## TASK GOAL
Include only the line with "job = [&](int" and the lines after it, each reproduced exactly as it stands in the entries below.

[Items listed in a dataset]
@@ -654,16 +707,17 @@
 void ppm_reference_destroy(ppm_ref_t *r) {
     if (!r) return;
     if (r->cube) (void)hipFree(r->cube);
-    r->rows_in.release(); r->rows_out.release(); r->dir_theta.release(); r->dir_phi.release();
-    r->images.release(); r->wring.release(); r->cw.release(); r->C2.release(); r->nP.release(); r->nI.release();
+    for (ChunkSet &cs : r->cs) cs.release();
+    r->dir_theta.release(); r->dir_phi.release();
+    r->images.release(); r->C2.release(); r->nP.release(); r->nI.release();
     r->s_f.release(); r->s_g.release(); r->s_F.release(); r->s_vols.release(); r->s_plan.samples.release(); r->s_plan.pos.release(); r->s_plan.bandw.release(); r->s_plan.Fw.release();
     r->c_Il.release(); r->c_band.release(); r->c_cw.release(); r->c_img.release(); r->c_wring.release(); r->c_rows.release(); r->c_N.release(); r->c_p.release(); r->c_tl.release();
-    r->c_delta.release(); r->c_s0.release(); r->c_g0.release(); r->c_out.release(); r->c_eval.release(); r->c_rp.release(); r->c_rt.release(); r->c_slot.release(); r->c_states.release(); r->c_uoff.release(); r->c_mean.release(); r->c_active.release(); r->c_tmean.release(); r->c_acc.release(); r->c_dtrial.release(); r->c_fpm.release(); r->c_delta_t.release(); r->cc.release(); r->mats.release(); r->ddef.release();
-    r->band.release(); r->spill.release(); r->Il.release(); r->Wp.release(); r->bank.release(); r->twN.release(); r->rowtw.release(); r->sh.release(); r->samples.release();
-    r->hits.release(); r->states.release(); r->states2.release();
+    r->c_delta.release(); r->c_s0.release(); r->c_g0.release(); r->c_out.release(); r->c_eval.release(); r->c_rp.release(); r->c_rt.release(); r->c_slot.release(); r->c_states.release(); r->c_uoff.release(); r->c_mean.release(); r->c_active.release(); r->c_tmean.release(); r->c_acc.release(); r->c_dtrial.release(); r->c_fpm.release(); r->c_delta_t.release(); r->cc.release(); r->mats.release();
+    r->band.release(); r->spill.release(); r->Wp.release(); r->bank.release(); r->twN.release(); r->rowtw.release(); r->sh.release(); r->samples.release();
     r->hits_t.release(); r->tile_c.release(); r->hits_s.release(); r->sec_k.release(); r->bank4.release(); r->part.release(); r->gtw.release();
     if (r->stream) (void)hipStreamDestroy(r->stream);
     if (r->copy) (void)hipStreamDestroy(r->copy);
+    if (r->local) (void)hipStreamDestroy(r->local);
     delete r;
 }
 
@@ -734,27 +788,24 @@
     HIPCHK(hipStreamSynchronize(cur_stream()));
     if (int rc = local_setup(r)) return rc;
 
-    const int CH = r.CH;
+    r.overlap = cfg->global_search && refine_overlap_wanted();
+    const int CH = r.CH, nchunks = (n_img + CH - 1) / CH;
     const size_t NN = (size_t)gm.N * gm.N;
     const ChunkStager stage{ (const float *)images, ref->images.p, images_on_device != 0, n_img, CH, NN };
+    auto job = [&](int ci) { ChunkJob j; j.c0 = ci * CH; j.nb = std::min(CH, n_img - j.c0); j.ci = ci; j.set = &ref->cs[ci & 1]; return j; };
+    struct Drain { ppm_ref *ref; ~Drain() { (void)hipStreamSynchronize(ref->stream); (void)hipStreamSynchronize(ref->local); (void)hipStreamSynchronize(ref->copy); } } drain{ ref };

## PROBLEM SOLUTION
+    auto job = [&](int ci) { ChunkJob j; j.c0 = ci * CH; j.nb = std::min(CH, n_img - j.c0); j.ci = ci; j.set = &ref->cs[ci & 1]; return j; };
+    struct Drain { ppm_ref *ref; ~Drain() { (void)hipStreamSynchronize(ref->stream); (void)hipStreamSynchronize(ref->local); (void)hipStreamSynchronize(ref->copy); } } drain{ ref };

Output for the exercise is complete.